I. Field
The present invention relates generally to telecommunications, and, more specifically, to power savings in wireless devices employed in wireless communication systems and cellular communication systems.
II. Background
A modem communication system provides data transmission for a variety of applications, including voice and data applications. In point-to-multipoint communications, modem communication systems have been based on frequency division multiple access (FDMA), time division multiple access (TDMA), code division multiple access (CDMA), and other multiple access communication schemes.

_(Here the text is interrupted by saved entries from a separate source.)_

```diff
@@ -630,11 +631,16 @@
     const int nJ = (int)b.dJ.size();
     coop_alone = b.stg[0].empty();
     time_kernels = cfg.force_timing || b.vecJ + b.vecS >= (1ll << 26);
-    GJ.p = zarena.p;
+    Abuf.p = zarena.p;
+    GJ.p = Abuf.p + up4(b.asize);
     DJ.p = GJ.p + up4(3ll * nJ * N * N);
-    Abuf.p = DJ.p + up4(3ll * nJ * N);
-    if (grad && nJ && !cleared) zero(main, zarena.p, zclear_elems(b, N));
-    if (grad && nJ && cfg.poison) poison_fill(main, Abuf.p + b.aclr, b.asize - b.aclr);
+    if (grad && nJ && !cleared) zero(main, zarena.p, zclear_elems(b));
+    if (grad && nJ && cfg.poison) poison_fill(main, Abuf.p + b.aclr, zarena_elems(nJ, b.asize, N) - b.aclr);
+    if (grad && !b.gclrJ.empty()) {
+      hipLaunchKernelGGL((k_grad_clear<T>), dim3((unsigned)b.gclrJ.size()), dim3(BLOCK), 0, main.s, dev[b.id].gclrJ.p, GJ.p, DJ.p, N, nJ,
+                         (long long)nJ * N * N);
+      HIPCHECK(hipGetLastError());
+    }
   }
   void clear_dead_tiles(const Batch& b, bool grad) {
     if (cfg.plan.use_jacobi || b.dJ.empty()) return;
diff --git a/metmhn_amd/csrc/gradrows.h b/metmhn_amd/csrc/gradrows.h
--- a/metmhn_amd/csrc/gradrows.h
+++ b/metmhn_amd/csrc/gradrows.h
@@ -184,19 +184,19 @@
         for (int l = 0; l < NHI; ++l) if (l < nhi && ((S0 >> (6 + l)) & 1)) ha[l] += f;
       }
     }
-    const T total = wave_sum(tot);
+    T total, M[6] = {0, 0, 0, 0, 0, 0};
+    wave_bit_sums(tot, lane, klo, total, M);
     if (lane == 0) {
       if (drow) { if (kind != GK_E) rb[n] = total; }
       else { rb[i] = total; if (kind == GK_M) rb[n] = total; }
     }
-    for (int l = 0; l < klo; ++l) {
-      const T m = wave_sum(((lane >> l) & 1) ? tot : T(0));
-      if (lane == 0 && lev[l] != i) rb[lev[l]] = m;
-    }
+#pragma unroll
+    for (int l = 0; l < 6; ++l)
+      if (l < klo && lane == 0 && lev[l] != i) rb[lev[l]] = M[l];
 #pragma unroll
     for (int l = 0; l < NHI; ++l) {
       if (l < nhi) {
-        const T m = wave_sum(ha[l]);
+        const T m = wave_sum_dpp(ha[l]);
         if (lane == 0 && lev[6 + l] != i) rb[lev[6 + l]] = m;
       }
     }
@@ -204,7 +204,17 @@
       for (int l = kin; l < kc; ++l)
         if (((Sbeg >> l) & 1) && lev[l] != i) rb[lev[l]] = total;
   }
-  if (lane < N && rb[lane] != T(0)) atomicAdd(&row[lane], rb[lane]);
+  if (kc <= GR_CHUNK) { if (lane < N) row[lane] = rb[lane]; }
+  else if (lane < N && rb[lane] != T(0)) atomicAdd(&row[lane], rb[lane]);
+}
+
+template <typename T>
+__global__ __launch_bounds__(BLOCK) void k_grad_clear(const int2* __restrict__ items, T* __restrict__ G, T* __restrict__ DJ, int N,
+                                                      int nprob, long long gstride) {
+  const int prob = items[blockIdx.x].x, kind = items[blockIdx.x].y;
+  T* g = G + (long long)kind * gstride + (long long)prob * N * N;
+  for (int e = threadIdx.x; e < N * N; e += BLOCK) g[e] = T(0);
+  if ((int)threadIdx.x < N) DJ[((long long)kind * nprob + prob) * N + threadIdx.x] = T(0);
 }
 
 template <typename T>
diff --git a/metmhn_amd/csrc/plan.h b/metmhn_amd/csrc/plan.h
--- a/metmhn_amd/csrc/plan.h
+++ b/metmhn_amd/csrc/plan.h
@@ -60,6 +60,7 @@
   std::vector<int> lofJ;
   std::vector<int2> mapX;
   std::vector<int2> grcJ;
+  std::vector<int2> gclrJ;
   std::vector<int> sp_list[3][SP_NCLASS];
   bool has_small = false;
   int mk1p = 9;
@@ -195,6 +196,10 @@
     for (int c = 0; c < nch; ++c) out.push_back(int2{(int)i, c});
   }
   return out;
+}
+
+static inline int grad_lattice_bits(const Desc& d, int kind) {
+  return kind == GK_P ? popc(d.maskP) : kind == GK_M ? popc(d.maskM) : kind == GK_E ? popc(d.pairP) : d.k;
 }
 
 struct CutTargets {
@@ -578,6 +583,10 @@
   b.grcJ.clear();
   for (int kd = 0; kd < 3; ++kd)
     for (const int2& e : grad_chunks(b.dJ, kd)) b.grcJ.push_back(int2{e.x, e.y | (kd << 24)});
+  b.gclrJ.clear();
+  for (int kd = 0; kd < 3; ++kd)
+    for (size_t p = 0; p < b.dJ.size(); ++p)
+      if (grad_lattice_bits(b.dJ[p], kd) > GR_CHUNK) b.gclrJ.push_back(int2{(int)p, kd});
 }
 
 template <typename T>
```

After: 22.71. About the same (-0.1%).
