@@ -84,16 +86,17 @@
     double* ws = c.b.lp_ws + (size_t)e * c.b.lp_ws_stride;
     const WarmHdr* hdr_g = reinterpret_cast<const WarmHdr*>(ws);
 
-    const uint8_t need_reset = c.b.needs_reset[e];
-    const int a = c.b.sel_index[e];
-    const int off = c.b.cand_offset[e];
-    const int nb = c.b.n_blocks[e];
-    const int n_if_old = c.b.n_if[e];
-    uint32_t left = c.b.targets_left[e];
+    const int need_reset = __builtin_amdgcn_readfirstlane((int)c.b.needs_reset[e]);
+    const int a = __builtin_amdgcn_readfirstlane(c.b.sel_index[e]);
+    const int off = __builtin_amdgcn_readfirstlane(c.b.cand_offset[e]);
+    const int nb = __builtin_amdgcn_readfirstlane(c.b.n_blocks[e]);
+    const int n_if_old = __builtin_amdgcn_readfirstlane(c.b.n_if[e]);
+    uint32_t left = (uint32_t)__builtin_amdgcn_readfirstlane((int)c.b.targets_left[e]);
     const uint64_t sbits = c.b.state_bits[(size_t)e * IMG + lane];
     WarmPre W;
-    W.magic = hdr_g->magic; W.n_blocks = hdr_g->n_blocks; W.n_if = hdr_g->n_if; W.stride = hdr_g->stride;
-    W.half = hdr_g->half; W.m = hdr_g->m;
+    W.magic = __builtin_amdgcn_readfirstlane(hdr_g->magic); W.n_blocks = __builtin_amdgcn_readfirstlane(hdr_g->n_blocks);
+    W.n_if = __builtin_amdgcn_readfirstlane(hdr_g->n_if); W.stride = __builtin_amdgcn_readfirstlane(hdr_g->stride);
+    W.half = __builtin_amdgcn_readfirstlane(hdr_g->half); W.m = __builtin_amdgcn_readfirstlane(hdr_g->m);
     W.basis_lane = hdr_g->basis[lane];
     double tgv = 0.0;
     if constexpr (PER_ENV) {
@@ -130,7 +133,7 @@
     const double cvert = lane < MAXV * 2 ? c.b.cand_verts[ci * MAXV * 2 + lane] : 0.0;
     const uint64_t cbits = c.b.cand_bits[ci * IMG + lane];
     const float base = c.b.cand_lin[ci];
-    warm_prefetch(W, ws, nb, n_if_old, lane);
+    warm_prefetch(W, ws, nb, n_if_old, lane, tab + STEP_LAND_OFF);
     const int tb = __builtin_amdgcn_readlane(dsc, 0), tf = __builtin_amdgcn_readlane(dsc, 1);
     const int sh = __builtin_amdgcn_readlane(dsc, 2), fc = __builtin_amdgcn_readlane(dsc, 3);
 
@@ -251,7 +254,7 @@
     A.n_if = n_if; A.n_if0 = n_if < STEP_IF_LDS ? n_if : STEP_IF_LDS;
     A.if_body0 = Lk.if_body; A.if_geom0 = Lk.if_geom;
     A.if_body1 = if_body_g + 2 * STEP_IF_LDS; A.if_geom1 = if_geom_g + 8 * STEP_IF_LDS;
-    rbe_both(tab, STEP_TAB_LDS, ws, c.b.lp_ws_stride, S, A, n_if_old, W, c.mu, c.density, lane, &st_frozen, &st_free, &err,
+    rbe_both(tab, STEP_TAB_LDS, ws, c.b.lp_ws_stride, S, A, n_if_old, W, tab + STEP_LAND_OFF, c.mu, c.density, lane, &st_frozen, &st_free, &err,
              &warm_used, c.b.lp_snap ? c.b.lp_snap + (size_t)e * c.b.lp_snap_stride : nullptr, &resolved);
 
     const bool all_reached = left == 0;
diff --git a/bridges-with-reinforcement-learning_amd/csrc/rbe_device.h b/bridges-with-reinforcement-learning_amd/csrc/rbe_device.h
--- a/bridges-with-reinforcement-learning_amd/csrc/rbe_device.h
+++ b/bridges-with-reinforcement-learning_amd/csrc/rbe_device.h
@@ -506,13 +506,12 @@
     int32_t basis[64];
 };
 
-#define WARM_PRE 16
+#define WARM_LAND 1024
 struct WarmPre {
     int32_t magic, n_blocks, n_if, stride, half, m;
     int32_t basis_lane;
     bool ok;
     int n_pre;
-    double cell[WARM_PRE];
 };
 
 __device__ __forceinline__ void warm_header(WarmPre& W, const double* ws, int lane) {
@@ -526,52 +525,61 @@
            W.m == 3 * n_old_blocks;
 }
 
-__device__ __forceinline__ void warm_prefetch(WarmPre& W, const double* ws, int n_old_blocks, int n_if_old, int lane) {
+__device__ __forceinline__ void glds16(const void* gsrc, uint32_t lds_dst) {
+    unsigned keep;
+    asm volatile("s_mov_b32 %0, m0\n\ts_mov_b32 m0, %2\n\ts_nop 0\n\tglobal_load_lds_dwordx4 %1, off\n\ts_mov_b32 m0, %0"
+                 : "=&s"(keep) : "v"(gsrc), "s"(lds_dst) : "memory");
+}
+__device__ __forceinline__ void glds_wait() { asm volatile("s_waitcnt vmcnt(0)" ::: "memory"); }
+
+__device__ __forceinline__ void warm_prefetch(WarmPre& W, const double* ws, int n_old_blocks, int n_if_old, int lane, double* land) {
     W.ok = warm_matches(W, n_old_blocks, n_if_old);
-    W.n_pre = WARM_PRE;
+    const double* src = ws + WARM_HDR_DOUBLES + (int64_t)(W.half & 1) * WARM_HALF;
     const int m_o = 3 * n_old_blocks, ncols_o = 4 * n_if_old + 2 + m_o;
-    const int cells_o = W.ok ? (m_o + 1) * ncols_o : 0;
-    const double* src = ws + WARM_HDR_DOUBLES + (int64_t)(W.half & 1) * WARM_HALF;
-    const int di = WAVE / ncols_o, dq = WAVE - di * ncols_o;
-    int i = lane / ncols_o, q = lane - i * ncols_o;
+    const bool can = W.ok && (W.stride == ncols_o || W.stride == ncols_o + 1) && (reinterpret_cast<uintptr_t>(src) & 15) == 0;
+    const int run = can ? (m_o + 1) * W.stride : 0;
+    W.n_pre = run < WARM_LAND ? run : WARM_LAND;
+    const uint32_t lds = (uint32_t)reinterpret_cast<uintptr_t>(land);
 #pragma unroll
-    for (int u = 0; u < WARM_PRE; ++u) {
-        const int idx = lane + WAVE * u;
-        double v = 0.0;
-        if (idx < cells_o) v = src[(size_t)i * W.stride + q];
-        W.cell[u] = v;
-        i += di; q += dq;
-        if (q >= ncols_o) { q -= ncols_o; ++i; }
-    }
+    for (int u = 0; u < WARM_LAND / (2 * WAVE); ++u)
+        if (u * 2 * WAVE < W.n_pre)
+            glds16(src + u * 2 * WAVE + 2 * lane, lds + u * 2 * WAVE * (uint32_t)sizeof(double));
 }
 
 template <bool IN_LDS, typename TP, typename SC>
 __device__ inline void lp_warm_prepare(TP T, int stride, int m, int n_gen, const double* src, int stride_o, int m_o,
-                                       int n_gen_o, const WarmPre& W, SC& S, const AsmView& A, double mu,
+                                       int n_gen_o, const WarmPre& W, const double* land, SC& S, const AsmView& A, double mu,
                                        double density, int lane) {
     const int n = n_gen + 1, n_o = n_gen_o + 1;
     const int ncols_o = n_o + 1 + m_o;
     const int cells = (m + 2) * stride;
+    int n_land = W.n_pre;
+    if constexpr (IN_LDS) {
+        if (n_land > 0 && land < T + cells) {
+            glds_wait();
+            n_land = 0;
+        }
+    }
     for (int i = lane; i < cells; i += WAVE) T[i] = 0.0;
     wave_sync<IN_LDS>();
     const int cells_o = (m_o + 1) * ncols_o;
     const int di_o = WAVE / ncols_o, dq_o = WAVE - di_o * ncols_o;
     int ci_o = lane / ncols_o, cq_o = lane - ci_o * ncols_o;
-#pragma unroll
-    for (int u = 0; u < WARM_PRE; ++u) {
-        const int idx = lane + WAVE * u;
-        if (u < W.n_pre && idx < cells_o) {
+    int idx = lane;
+    if (n_land > 0) {
+        glds_wait();
+        for (; idx < cells_o; idx += WAVE) {
             const int i = ci_o, q = cq_o;
+            const int f = i * stride_o + q;
+            if (f >= n_land) break;
             const int qn = q < n_gen_o ? q : (q == n_gen_o ? n_gen : (q == n_o ? n : n + 1 + (q - n_o - 1)));
             const int in = i < m_o ? i : m;
-            T[in * stride + qn] = W.cell[u];
-        }
-        if (u < W.n_pre) {
+            T[in * stride + qn] = land[f];
             ci_o += di_o; cq_o += dq_o;
             if (cq_o >= ncols_o) { cq_o -= ncols_o; ++ci_o; }
         }
     }
-    for (int idx = lane + WAVE * W.n_pre; idx < cells_o; idx += WAVE) {
+    for (; idx < cells_o; idx += WAVE) {
         const int i = ci_o, q = cq_o;
         const double v = src[(size_t)i * stride_o + q];
         const int qn = q < n_gen_o ? q : (q == n_gen_o ? n_gen : (q == n_o ? n : n + 1 + (q - n_o - 1)));
@@ -666,6 +674,11 @@
     }
 }
 
+__device__ __forceinline__ int lane_again(int lane) {
+    asm volatile("" : "+v"(lane));
+    return lane;
+}
+
 template <bool IN_LDS, typename TP>
 __device__ inline void rbe_both_run(TP T, int stride, int m, int n, LpScratch& S, const AsmView& A, double mu, double density,
                                     int lane, bool warm, bool* st_frozen, bool* st_free, bool* error, int* pivots,
@@ -674,19 +687,19 @@
     const double feas = RBE_FEAS_TOL * density, vtol = LP_VERIFY_TOL * density;
     const double near = LP_MARGIN * feas;
     *marginal = false;
-    if (!warm) lp_build(T, stride, m, m_act, n, A, S.row_of, mu, density, lane, m);
+    if (!warm) lp_build(T, stride, m, m_act, n, A, S.row_of, mu, density, lane_again(lane), m);
     int& piv = *pivots;
-    double w = lp_phase1<IN_LDS>(T, stride, m, m_act, n, S, lane, &piv, error, !warm, feas, m);
+    double w = lp_phase1<IN_LDS>(T, stride, m, m_act, n, S, lane_again(lane), &piv, error, !warm, feas, m);
     *st_frozen = w <= feas;
     if (w > LP_MARGIN_LO * feas && w < near) *marginal = true;
-    if (*st_frozen && m_act > 0 && lp_verify(T, stride, m, m_act, n, S, A, mu, density, lane) > vtol) {
+    if (*st_frozen && m_act > 0 && lp_verify(T, stride, m, m_act, n, S, A, mu, density, lane_again(lane)) > vtol) {
         *st_frozen = false;
         *error = true;
     }
     if (!*st_frozen) { *st_free = false; return; }
     if (snap) {
         wave_sync<IN_LDS>();
-        lp_warm_store(T, stride, m, n, snap + WARM_HDR_DOUBLES, lane);
+        lp_warm_store(T, stride, m, n, snap + WARM_HDR_DOUBLES, lane_again(lane));
         WarmHdr* sh = reinterpret_cast<WarmHdr*>(snap);
         if (lane <= m) sh->basis[lane] = S.basis[lane];
         if (lane == 0) {
@@ -694,19 +707,19 @@
             sh->magic = WARM_MAGIC;
         }
     }
-    lp_activate_rows<IN_LDS>(T, stride, m, m_act, n, S, lane, m);
-    w = lp_phase1<IN_LDS>(T, stride, m, m, n, S, lane, &piv, error, false, feas, m);
+    lp_activate_rows<IN_LDS>(T, stride, m, m_act, n, S, lane_again(lane), m);
+    w = lp_phase1<IN_LDS>(T, stride, m, m, n, S, lane_again(lane), &piv, error, false, feas, m);
     *st_free = w <= feas;
     if (w > LP_MARGIN_LO * feas && w < near) *marginal = true;
-    if (*st_free && lp_verify(T, stride, m, m, n, S, A, mu, density, lane) > vtol) {
+    if (*st_free && lp_verify(T, stride, m, m, n, S, A, mu, density, lane_again(lane)) > vtol) {
         *st_free = false;
         *error = true;
     }
 }
 
 __device__ inline void rbe_both(double* tab_lds, int lds_cap, double* ws, int64_t ws_cap, LpScratch& S, const AsmView& A, int n_if_old,
-                                const WarmPre& W, double mu, double density, int lane, bool* st_frozen, bool* st_free,
-                                bool* error, bool* warm_used, double* snap = nullptr, bool* resolved = nullptr) {
+                                const WarmPre& W, const double* land, double mu, double density, int lane, bool* st_frozen,
+                                bool* st_free, bool* error, bool* warm_used, double* snap = nullptr, bool* resolved = nullptr) {
     WarmHdr* hdr = reinterpret_cast<WarmHdr*>(ws);
     double* halves = ws + WARM_HDR_DOUBLES;
     *warm_used = false;
@@ -715,17 +728,19 @@
         *st_frozen = nb == 1;
         *st_free = false;
         if (lane == 0) { hdr->magic = 0; if (snap) reinterpret_cast<WarmHdr*>(snap)->magic = 0; }
+        if (W.n_pre > 0) glds_wait();
         return;
     }
     if (snap && lane == 0) reinterpret_cast<WarmHdr*>(snap)->magic = 0;
     const uint32_t all = nb >= 32 ? 0xffffffffu : ((1u << nb) - 1u);
-    lp_row_map(S, all, lane);
+    lp_row_map(S, all, lane_again(lane));
     int m, n, stride;
     int64_t cells;
     lp_dims(nb, A.n_if, m, n, stride, cells, true);
     if (ws_cap < WARM_WS_DOUBLES || cells > WARM_HALF) {
         *error = true; *st_frozen = false; *st_free = false;
         if (lane == 0) hdr->magic = 0;
+        if (W.n_pre > 0) glds_wait();
         return;
     }
     bool warm = W.ok;
@@ -738,8 +753,8 @@
         bool err = false;
         if (warm) {
             const double* src = halves + (int64_t)half_o * WARM_HALF;
-            if (in_lds) lp_warm_prepare<true>(tab_lds, stride, m, n, src, stride_o, m - 3, 4 * n_if_old, W, S, A, mu, density, lane);
-            else lp_warm_prepare<false>(Tg, stride, m, n, src, stride_o, m - 3, 4 * n_if_old, W, S, A, mu, density, lane);
+            if (in_lds) lp_warm_prepare<true>(tab_lds, stride, m, n, src, stride_o, m - 3, 4 * n_if_old, W, land, S, A, mu, density, lane_again(lane));
+            else lp_warm_prepare<false>(Tg, stride, m, n, src, stride_o, m - 3, 4 * n_if_old, W, land, S, A, mu, density, lane_again(lane));
         }
         bool marginal = false;
         if (in_lds) rbe_both_run<true>(tab_lds, stride, m, n, S, A, mu, density, lane, warm, st_frozen, st_free, &err, &pivots, snap, &marginal);
@@ -747,11 +762,11 @@
         if (!(warm && (err || marginal))) { *error = err; *warm_used = warm; break; }
         if (resolved) *resolved = true;
         warm = false;
-        lp_row_map(S, all, lane);
+        lp_row_map(S, all, lane_again(lane));
     }
     __syncthreads();
     if (*st_frozen && !*error) {
-        if (in_lds) lp_warm_store(tab_lds, stride, m, n, halves, lane);
+        if (in_lds) lp_warm_store(tab_lds, stride, m, n, halves, lane_again(lane));
         if (lane <= m) hdr->basis[lane] = S.basis[lane];
         if (lane == 0) {
             hdr->n_blocks = nb; hdr->n_if = A.n_if; hdr->stride = stride; hdr->half = half_n; hdr->m = m;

A CDMA communications system is typically designed to support one or more CDMA standards, such as (1) the “TIA/EIA-95 Mobile Station-Base Station Compatibility Standard for Dual-Mode Wideband Spread Spectrum Cellular System” (this standard with its enhanced revisions A and B may be referred to as the “IS-95 standard”), (2) the “TIA/EIA-98-C Recommended Minimum Standard for Dual-Mode Wideband Spread Spectrum Cellular Mobile Station” (the “IS-98 standard”), (3) the standard sponsored by a consortium named “3rd Generation Partnership Project” (3GPP) and embodied in a set of documents known as the “W-CDMA standard,” (4) the standard sponsored by a consortium named “3rd Generation Partnership Project 2” (3GPP2) and embodied in a set of documents including “TR-45.5 Physical Layer Standard for cdma2000 Spread Spectrum Systems,” the “C.S0005-A Upper Layer (Layer 3) Signaling Standard for cdma2000 Spread Spectrum Systems,” and the “TIA/EIA/IS-856 cdma2000 High Rate Packet Data Air Interface Specification” (the “cdma2000 standard” collectively), (5) the 1xEV-DO standard, and (6) certain other applicable standards. The standards expressly listed above are incorporated by reference as if fully set forth herein, including annexes, appendices, and other attachments.
Evolution-Data Optimized (EV-DO) is a wireless telecommunications standard used for transmission of data for broadband Internet access. EV-DO uses code division multiple access, or CDMA, as well as time division multiplexing, or TDM, to maximize individual user throughput and overall system throughput. EV-DO represents an evolution of the CDMA (IS-2000) standard supporting increased data rates and are optimized for data transmission. EV-DO is typically deployed together with voice services. In such a system, voice may be transmitted as data, for example, in voice over internet protocol (VoIP) transmissions.
The aforementioned 1xEV-DO includes Revision 0, Revision A, and Revision B, each of which provide benefits over previous versions of EV-DO. Capacity and quality of service (QoS), for example, are improved in 1xEV-DO Revision A. Revision B allows multi-carrier device operation.
Generally, a base station (in all versions of EV-DO, called an AN, or Access Network) provides data on the downlink to a user's access terminal (AT). The transmission of large quantities of data from the AN to an AT can sometimes result in the AT remaining fully powered for extended periods of time due to the bursty nature of the transmission and uncertainty as to whether all data has been received from the upstream devices. Such devices do not efficiently use power, and as a result power can rapidly drain from the device.
In wireless DO networks, an AT may be in a traffic state/mode or in a dormant state/mode. In the traffic state, the DO network allocates air link resources for communication between the AT and the AN at the AN. In the dormant state, the traffic channel is torn down, and air link resources are powered off at the AT. Power required to operate these resources is consequently conserved during the dormant state, thus extending battery life at the AT. Other subsystems of the AT may also be powered off or put into a “power save” mode for most of the time during the dormant state. The AT then occasionally “wakes up” to listen to the paging channel of the wireless system in order to respond to incoming pages or communication requests received from the AN. The duty cycle of such periodic paging channel checks is low to reduce the stand-by power consumption.
For a given battery capacity, the rate and amount of power consumption determines the amount of AT operation that may occur without recharging. Another way of looking at power consumption is that for a given AT operating time between battery recharges, average power consumption dictates the required battery capacity and, consequently, the size, weight, and cost of the battery. Reducing power consumption of an AT results in lower battery requirements and can save costs.
The present EV-DO specification limits what can be done with respect to AN operation and conserving power. EV-DO AN transmissions must occur in a certain predetermined manner, and thus techniques such as sending special power saving indications from the AN to the AT or transmitting data from the AN only at certain times or under certain conditions are generally unavailable.
Therefore, there is a need for methods and apparatus that would reduce power consumption of ATs. There is also a need for methods and apparatus that would reduce power consumption of ATs without excessively compromising performance characteristics of the access terminals and of the radio networks with which the terminals communicate. There is a further need for effectively and efficiently operating in in-place or previously-deployed networks while simultaneously providing reduced AT power consumption, and minimizing or eliminating required hardware changes to the radio network.